## Work required
Among the records below, find each line bearing the word "unsigned" and copy it.

Start of Information shown

# theori-io/nrsc5

Measured on AMD Instinct MI355X. Metric: IQ MS/s demod+decoded, higher is better.
Workload: dtype exact float32 half-band (== int16 Q15) / f32 OFDM + sync / int32 Viterbi metrics

## Files before the change

### nrsc5_amd/csrc/engine.hip

```cpp
#include <math.h>
#include <stdarg.h>
#include <stdio.h>
#include <stdlib.h>
#include <algorithm>
#include <atomic>
#include <new>
#include "engine_internal.h"

static_assert(sizeof(nrsc5hip_record) == sizeof(BlockRecord), "record ABI mismatch");
static_assert(sizeof(BlockRecord) % 8 == 0, "record alignment");

static thread_local char g_err[512] = "";
extern "C" const char *nrsc5hip_last_error(void) { return g_err; }
void nrsc5::set_last_error(const char *msg) { snprintf(g_err, sizeof(g_err), "%s", msg); }
int nrsc5::fail(int code, const char *fmt, ...)
{
    char m[sizeof(g_err)];
    va_list ap; va_start(ap, fmt); vsnprintf(m, sizeof(m), fmt, ap); va_end(ap);
    set_last_error(m);
    return code;
}
#ifndef NRSC5HIP_SOURCE_SHA
#define NRSC5HIP_SOURCE_SHA "unknown"
#endif
// ... 293 lines not shown
            if ((rc = dev_alloc(e, &db.l2_ring, S * (size_t)cfg->p1_slots))) break;
            if (hipMemset(db.l2_ring, 0, S * (size_t)cfg->p1_slots * sizeof(nrsc5hip_l2_frame)) != hipSuccess) { rc = NRSC5HIP_EHIP; break; }
            const size_t npx = S * (size_t)db.px_slots * 2, nam = cfg->am_enable ? S * (size_t)cfg->p1_slots * 9 : 0;
            if ((rc = dev_alloc(e, &db.l2_px_ring, npx))) break;
            if (hipMemset(db.l2_px_ring, 0, npx * sizeof(nrsc5hip_l2_frame)) != hipSuccess) { rc = NRSC5HIP_EHIP; break; }
            if (nam) {
                if ((rc = dev_alloc(e, &db.l2_am_ring, nam))) break;
                if (hipMemset(db.l2_am_ring, 0, nam * sizeof(nrsc5hip_l2_frame)) != hipSuccess) { rc = NRSC5HIP_EHIP; break; }
            }
        }
        db.am = nullptr; db.am_sym = nullptr; db.am_q = nullptr; db.am_vit = nullptr; db.am_dec = nullptr; db.am_k9meta = nullptr; db.am_job = nullptr; db.am_ckpt = nullptr; db.am_ber = nullptr; db.am_pids_stage = nullptr; db.am_pids_rec = nullptr; db.am_nvit = 1;
        if (cfg->am_enable) {
            if ((rc = dev_alloc(e, &db.am, S))) break;
            if ((rc = dev_alloc(e, &db.am_sym, S * 4 * AM_SYMS))) break;
            if ((rc = dev_alloc(e, &db.am_q, S * 3 * 2 * (size_t)AM_VIT))) break;
            db.am_nvit = cfg->p1_async ? NWIN : 1;
            const size_t ndec = cfg->p1_async ? NAUX : 1;
            if ((rc = dev_alloc(e, &db.am_vit, S * db.am_nvit * 2 * AM_VIT))) break;
            if ((rc = dev_alloc(e, &db.am_dec, ndec * S * (size_t)(8 * AM_DEC_P1 + AM_DEC_P3)))) break;
            if (cfg->p1_async && (rc = dev_alloc(e, &db.am_k9meta, ndec * S))) break;
            if ((rc = dev_alloc(e, &db.am_job, S * NWIN))) break;
            if ((rc = dev_alloc(e, &db.am_ber, S * (size_t)cfg->p1_slots))) break;
            if (cfg->p1_async && cfg->l2_feedback && (rc = dev_alloc(e, &db.am_ckpt, S * NWIN * 8))) break;
            if ((rc = dev_alloc(e, &db.am_pids_stage, S * NWIN * 8 * (size_t)(3 * PIDS_LEN)))) break;
            if ((rc = dev_alloc(e, &db.am_pids_rec, S * NWIN * 8))) break;
            if (hipMemset(db.am_pids_rec, 0xff, S * NWIN * 8 * sizeof(int)) != hipSuccess) { rc = NRSC5HIP_EHIP; break; }
            if (hipMemset(db.am_job, 0, S * NWIN * sizeof(AmJob)) != hipSuccess || hipMemset(db.am_ber, 0, S * (size_t)cfg->p1_slots * sizeof(float)) != hipSuccess) { rc = NRSC5HIP_EHIP; break; }
            std::vector<AmStream> ainit(S);
            for (size_t k = 0; k < S; k++) init_am_state(ainit[k]);
            if (hipMemcpy(db.am, ainit.data(), S * sizeof(AmStream), hipMemcpyHostToDevice) != hipSuccess ||
                hipMemset(db.am_q, 0, S * 3 * 2 * (size_t)AM_VIT) != hipSuccess || hipMemset(db.am_vit, 0, S * db.am_nvit * 2 * AM_VIT) != hipSuccess ||
                hipMemset(db.am_sym, 0, S * 4 * AM_SYMS) != hipSuccess) { rc = NRSC5HIP_EHIP; snprintf(g_err, sizeof(g_err), "AM state init failed"); break; }
        }
        db.sync_phase_cycles = nullptr;
        e->stage_bytes = 4u << 20; e->stage_ring_bytes = 1u << 20;
        if ((rc = dev_alloc(e, &e->stage_dev, e->stage_bytes))) break;
        if (!cfg->p1_async) {
            for (int k = 0; k < nrsc5hip_engine::NSTAGE && !rc; k++) {
                if ((rc = dev_alloc(e, &e->stage_dev2[k], e->stage_ring_bytes + 16))) break;
                void *sp = nullptr;
                if (hipHostMalloc((void **)&e->stage_pin[k], e->stage_ring_bytes + 16, hipHostMallocMapped) != hipSuccess ||
                    hipHostGetDevicePointer(&sp, e->stage_pin[k], 0) != hipSuccess ||
                    hipEventCreateWithFlags(&e->stage_ev[k], hipEventDisableTiming) != hipSuccess) { rc = NRSC5HIP_ENOMEM; snprintf(g_err, sizeof(g_err), "pinned staging allocation failed"); }
                e->stage_pin_dev[k] = (uint8_t *)sp;
                e->stage_busy[k] = false;
            }
            if (rc) break;
            if (S * (size_t)cfg->p1_slots <= 64) {
                const size_t nw = S * (size_t)cfg->p1_slots * P1_WORDS;
                void *mp = nullptr;
                if (hipHostMalloc((void **)&e->frames_host, nw * sizeof(uint32_t), hipHostMallocMapped) != hipSuccess ||
                    hipHostGetDevicePointer(&mp, e->frames_host, 0) != hipSuccess) { rc = NRSC5HIP_ENOMEM; snprintf(g_err, sizeof(g_err), "pinned frame mirror allocation failed"); break; }
                memset(e->frames_host, 0, nw * sizeof(uint32_t));
                db.p1_mirror = (uint32_t *)mp;
            }
            int prio_least = 0, prio_greatest = 0;
            (void)hipDeviceGetStreamPriorityRange(&prio_least, &prio_greatest);
            if (hipStreamCreateWithPriority(&e->ingest, hipStreamDefault, prio_greatest) != hipSuccess || hipEventCreateWithFlags(&e->ev_ingest, hipEventDisableTiming) != hipSuccess ||
                hipEventCreateWithFlags(&e->ev_main, hipEventDisableTiming) != hipSuccess ||
                hipEventCreateWithFlags(&e->ev_appended, hipEventDisableTiming) != hipSuccess) { rc = NRSC5HIP_EHIP; snprintf(g_err, sizeof(g_err), "ingest stream creation failed"); break; }
            e->ingest_dirty = false; e->main_stepped = false; e->main_appended = false; e->early_flush = 128u << 10;
            if ((rc = dev_alloc(e, &e->decim_ticket, 1))) break;
            if (hipMemset(e->decim_ticket, 0, sizeof(unsigned)) != hipSuccess) { rc = NRSC5HIP_EHIP; break; }
            for (int k = 0; k < 2 && !rc; k++) {
                void *dp = nullptr;
                if (hipHostMalloc((void **)&e->report_host[k], sizeof(StreamReport), hipHostMallocMapped) != hipSuccess ||
                    hipHostGetDevicePointer(&dp, e->report_host[k], 0) != hipSuccess) { rc = NRSC5HIP_ENOMEM; snprintf(g_err, sizeof(g_err), "pinned report allocation failed"); break; }
// ... 230 lines not shown
```
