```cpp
__global__ __launch_bounds__(256) void k_gain_tail(GainParams p, int n_items)
{
    __shared__ float s_g[8][32], s_f[8][32], s_m[8][32];
    const int tid = threadIdx.x, grp = tid >> 5, j = tid & 31, half = grp & 1;
    const int nfr = p.n_blocks - p.f0;
    int item = blockIdx.x * 8 + grp;
    const bool valid = item < n_items;
    if (!valid) item = n_items - 1;
    int wg = item;
    const int band = wg % 3; wg /= 3;
    const int ch = wg % 2; wg /= 2;
    const int f = p.f0 + wg % nfr;
    const int s = wg / nfr;
    GainRec* rec = p.rec + (((size_t)s * p.n_blocks + f) * 2 + ch) * 3 + band;
    const float hfr = rec->hfr;
    const float g_j = rec->gain[j];
    asm volatile("" ::"v"(g_j));
    const bool active = valid && !(hfr < 0.05f);
    if (__ballot(active) == 0ull) return;
    float* s_gain = s_g[grp];
    float* s_filt = s_f[grp];
    float* s_minv = s_m[grp];
    const float in_j = active ? g_j : 0.0f;
    s_gain[j] = in_j;
    wave_sync();
    float filt_j;
    {
        const float a = s_gain[j > 0 ? j - 1 : 0], c = s_gain[j < 31 ? j + 1 : 31];
        if (j == 0) filt_j = fmaxf(in_j, c);
        else if (j == 31) filt_j = fmaxf(a, in_j);
        else filt_j = fmaxf(fminf(a, in_j), fminf(fmaxf(a, in_j), c));
    }
    s_filt[j] = filt_j;
    wave_sync();
    s_minv[j] = (j <= 29) ? fminf(fminf(filt_j, s_filt[j < 30 ? j + 1 : 31]), s_filt[j < 30 ? j + 2 : 31]) : -1.0f;
    wave_sync();
    float maxRaw = 0.0f, sum = 0.0f, bestLevel = 0.0f;
    int bestEnd = -1;
    for (int k = 0; k < 32; ++k) {
        const float g = s_gain[k];
        maxRaw = fmaxf(maxRaw, g);
        sum += g;
        const float mv = s_minv[k];
        if (k <= 29 && mv > bestLevel) {
            bestLevel = mv;
            bestEnd = k + 2;
        }
    }
    const uint32_t ge = (uint32_t)(__ballot(filt_j >= bestLevel) >> (32 * half));
    const uint32_t high = (uint32_t)(__ballot(in_j >= bestLevel * 0.7f) >> (32 * half));
    const float last = s_gain[31];
    float plateau = 0.0f;
    bool release = false;
    if (!(bestLevel < 1e-6f)) {
        plateau = bestLevel;
        const uint32_t x = (bestEnd + 1 < 32) ? (ge >> (bestEnd + 1)) : 0u;
        bestEnd += (x == 0xffffffffu) ? 32 : __builtin_ctz(~x);
        if (bestEnd < 31) {
            if (last < bestLevel * 0.1f) release = true;
            else release = ((high >> (bestEnd + 1)) == 0u) && (last < bestLevel * 0.5f);
        }
    }
    const bool usePlateau = plateau > 1e-6f && !release && plateau >= maxRaw * 0.4f;
    if (active && j == 0) {
        rec->cur_hpf = sum / 32.0f;
        rec->target = usePlateau ? plateau : last;
    }
}

constexpr int kScanChunk = 512;
__global__ __launch_bounds__(64) void k_gain_scan(GainParams p, int n_streams)
{
    __shared__ float s_hfr[kScanChunk], s_g31[kScanChunk], s_tgt[kScanChunk], s_hpf[kScanChunk];
    const int lane = threadIdx.x;
    const int idx = blockIdx.x;
    if (idx >= n_streams * 6) return;
    const int band = idx % 3, ch = (idx / 3) % 2, s = idx / 6;
    BandState* st = p.state + (size_t)s * 8 + ch * 4 + band;
    float lvl = st->last_level, tgt = st->last_target, hpf = st->last_hpf;
    const int nfr = p.n_blocks - p.f0;
    for (int base = 0; base < nfr; base += kScanChunk) {
        const int cnt = (nfr - base < kScanChunk) ? nfr - base : kScanChunk;
        for (int i = lane; i < cnt; i += 64) {
            const GainRec* rec = p.rec + (((size_t)s * p.n_blocks + p.f0 + base + i) * 2 + ch) * 3 + band;
            s_hfr[i] = rec->hfr;
            s_g31[i] = rec->gain[31];
            s_tgt[i] = rec->target;
            s_hpf[i] = rec->cur_hpf;
        }
        __syncthreads();
        if (lane == 0) {
            for (int i = 0; i < cnt; ++i) {
                const float h = s_hfr[i], g = s_g31[i], t = s_tgt[i], e = s_hpf[i];
                s_g31[i] = lvl;
                s_tgt[i] = tgt;
                s_hpf[i] = hpf;
                if (h < 0.05f) {
                    lvl = 0.0f;
                } else {
// ... 456 lines not shown
```

### atracdenc_amd/csrc/at3_tables.cpp

```cpp
#include "at3_tables.hpp"
#include "at1_tables.hpp"
#include "at3p_tables.hpp"

#include <cmath>
#include <cstring>

#define AT3_RUNTIME_LIBM __attribute__((optnone, noinline))

namespace at3 {
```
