@@ -179,12 +195,25 @@
   sh = k - 1;
 }
 
+static int stream_tile_pix(int cin) { return kTileBytes / (cin * 4); }
+static bool stream_big_group(const hn_conv_desc* d) { return d->cin == 256 && d->cout % 256 == 0; }
+
 bool conv1x1_stream_applies(const hn_conv_desc* d, bool has_gn, bool has_group) {
+  const EnvFlags& ef = env_flags();
   const int64_t m = (int64_t)d->n * d->oh * d->ow;
-  return !env_flags().no_stream && !has_gn && !has_group && d->r == 1 && d->s == 1 && d->stride == 1 && d->pad == 0 && d->dil == 1 &&
-         (d->cin == 64 || d->cin == 128) && d->cout % 256 == 0 && d->terms != 1 && d->tile == HN_TILE_AUTO &&
-         (d->in_pix_stride == 0 || d->in_pix_stride == 2 * d->cin) && (d->relu_cols == 0 || d->relu_cols >= d->cout) &&
-         m >= (int64_t)65536 && (int64_t)d->oh * d->res_h < ((int64_t)1 << 31) && (int64_t)d->ow * d->res_w < ((int64_t)1 << 31) && m * d->cin * 4 < ((int64_t)1 << 31) - ((int64_t)64 << 20);
+  if (ef.no_stream || has_gn || has_group || d->r != 1 || d->s != 1 || d->stride != 1 || d->pad != 0 || d->dil != 1 || d->terms == 1 ||
+      d->tile != HN_TILE_AUTO || !(d->in_pix_stride == 0 || d->in_pix_stride == 2 * d->cin) ||
+      !(d->relu_cols == 0 || d->relu_cols >= d->cout) || m < 1 || (int64_t)d->oh * d->res_h >= ((int64_t)1 << 31) ||
+      (int64_t)d->ow * d->res_w >= ((int64_t)1 << 31) || m * d->cin * 4 >= ((int64_t)1 << 31) - ((int64_t)64 << 20))
+    return false;
+  if (d->cin == 64 || d->cin == 128) {
+    if (d->cout % 256) return false;
+    if (ef.stream_narrow) return m >= 65536;
+    return ef.stream_force || (m + stream_tile_pix(d->cin) - 1) / stream_tile_pix(d->cin) * (d->cout / 256) >= (d->cin == 64 ? 240 : 800);
+  }
+  if (ef.stream_narrow || d->cout % 128) return false;
+  if (d->cin == 256) return ef.stream_force || (m >= (stream_big_group(d) ? 49152 : 90112) && m <= 262144);
+  return d->cin == 512 && ef.stream_force;
 }
 
 bool conv1x1_stream_operands_ok(const hn_conv_desc* d, const void* x16, const void* w16, const float* bias, const void* residual,
@@ -204,14 +233,13 @@
   p.res_mode = d->res_mode; p.res_split = d->res_split; p.res_h = d->res_h; p.res_w = d->res_w; p.OH = d->oh; p.OW = d->ow;
   p.ys = d->out_pix_stride ? d->out_pix_stride : (d->out_split ? 2 : 1) * d->cout;
   p.rs = d->res_pix_stride ? d->res_pix_stride : (d->res_split ? 2 : 1) * d->cout;
-  const int tile_pix = kTileBytes / (d->cin * 4);
-  p.tiles = cdiv(p.M, tile_pix);
+  const int cb = d->cin / 32;
+  p.tiles = cdiv(p.M, stream_tile_pix(d->cin));
   magic_u31((unsigned)(d->oh * d->ow), p.mg_ohow, p.sh_ohow);
   magic_u31((unsigned)d->ow, p.mg_ow, p.sh_ow);
   magic_u31((unsigned)d->oh, p.mg_oh, p.sh_oh);
   p.x_records = (unsigned)((int64_t)p.M * d->cin * 4);
   p.range_flag = range_flag_ptr();
-  const int cb = d->cin / 32;
   const int lds = kStages * kTileBytes + 1024;
   int dev = 0, cus = 256;
   HN_CHECK_HIP(hipGetDevice(&dev));
@@ -224,26 +252,28 @@
     }
     cus = cu_count[dev];
   }
-  const int groups = d->cout / 256;
-  int gx = cus * 2 / groups;
+  const bool big_group = stream_big_group(d);
+  const int groups = d->cout / (cb >= 8 && !big_group ? 128 : 256);
+  int gx = (int)(cus * (cb >= 16 || big_group ? 1 : 2) / groups * tuning().stream_grid);
   gx = gx < 1 ? 1 : (gx > p.tiles ? p.tiles : gx);
-  static bool attr_set[2][64] = {};
-  auto set_attr = [&](const void* fn, int which) -> int {
+  static bool attr_set[5][64] = {};
+  auto launch = [&](auto kernel, int which) -> int {
     if (dev < 0 || dev >= 64 || !attr_set[which][dev]) {
-      HN_CHECK_HIP(hipFuncSetAttribute(fn, hipFuncAttributeMaxDynamicSharedMemorySize, lds));
+      HN_CHECK_HIP(hipFuncSetAttribute((const void*)kernel, hipFuncAttributeMaxDynamicSharedMemorySize, lds));
       if (dev >= 0 && dev < 64) attr_set[which][dev] = true;
     }
+    hipLaunchKernelGGL(kernel, dim3(gx, groups), dim3(kThreads), lds, st, p);
     return HN_OK;
   };
-  if (cb == 2) {
-    const int s = set_attr((const void*)conv1x1_stream_kernel<2>, 0);
-    if (s != HN_OK) return s;
-    hipLaunchKernelGGL(conv1x1_stream_kernel<2>, dim3(gx, groups), dim3(kThreads), lds, st, p);
-  } else {
-    const int s = set_attr((const void*)conv1x1_stream_kernel<4>, 1);
-    if (s != HN_OK) return s;
-    hipLaunchKernelGGL(conv1x1_stream_kernel<4>, dim3(gx, groups), dim3(kThreads), lds, st, p);
-  }
+  int s = HN_OK;
+  switch (cb) {
+    case 2: s = launch(conv1x1_stream_kernel<2, 2>, 0); break;
+    case 4: s = launch(conv1x1_stream_kernel<4, 2>, 1); break;
+    case 8: s = big_group ? launch(conv1x1_stream_kernel<8, 2>, 4) : launch(conv1x1_stream_kernel<8, 1>, 2); break;
+    case 16: s = launch(conv1x1_stream_kernel<16, 1>, 3); break;
+    default: return fail(HN_ERR_ARG, "conv1x1_stream: no kernel for Cin = %d", d->cin);
+  }
+  if (s != HN_OK) return s;
   HN_CHECK_LAUNCH("conv1x1_stream_kernel");
   return HN_OK;
 }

End of Information shown

## Task solution
            if (hipMemset(e->decim_ticket, 0, sizeof(unsigned)) != hipSuccess) { rc = NRSC5HIP_EHIP; break; }
   magic_u31((unsigned)(d->oh * d->ow), p.mg_ohow, p.sh_ohow);
   magic_u31((unsigned)d->ow, p.mg_ow, p.sh_ow);
   magic_u31((unsigned)d->oh, p.mg_oh, p.sh_oh);
   p.x_records = (unsigned)((int64_t)p.M * d->cin * 4);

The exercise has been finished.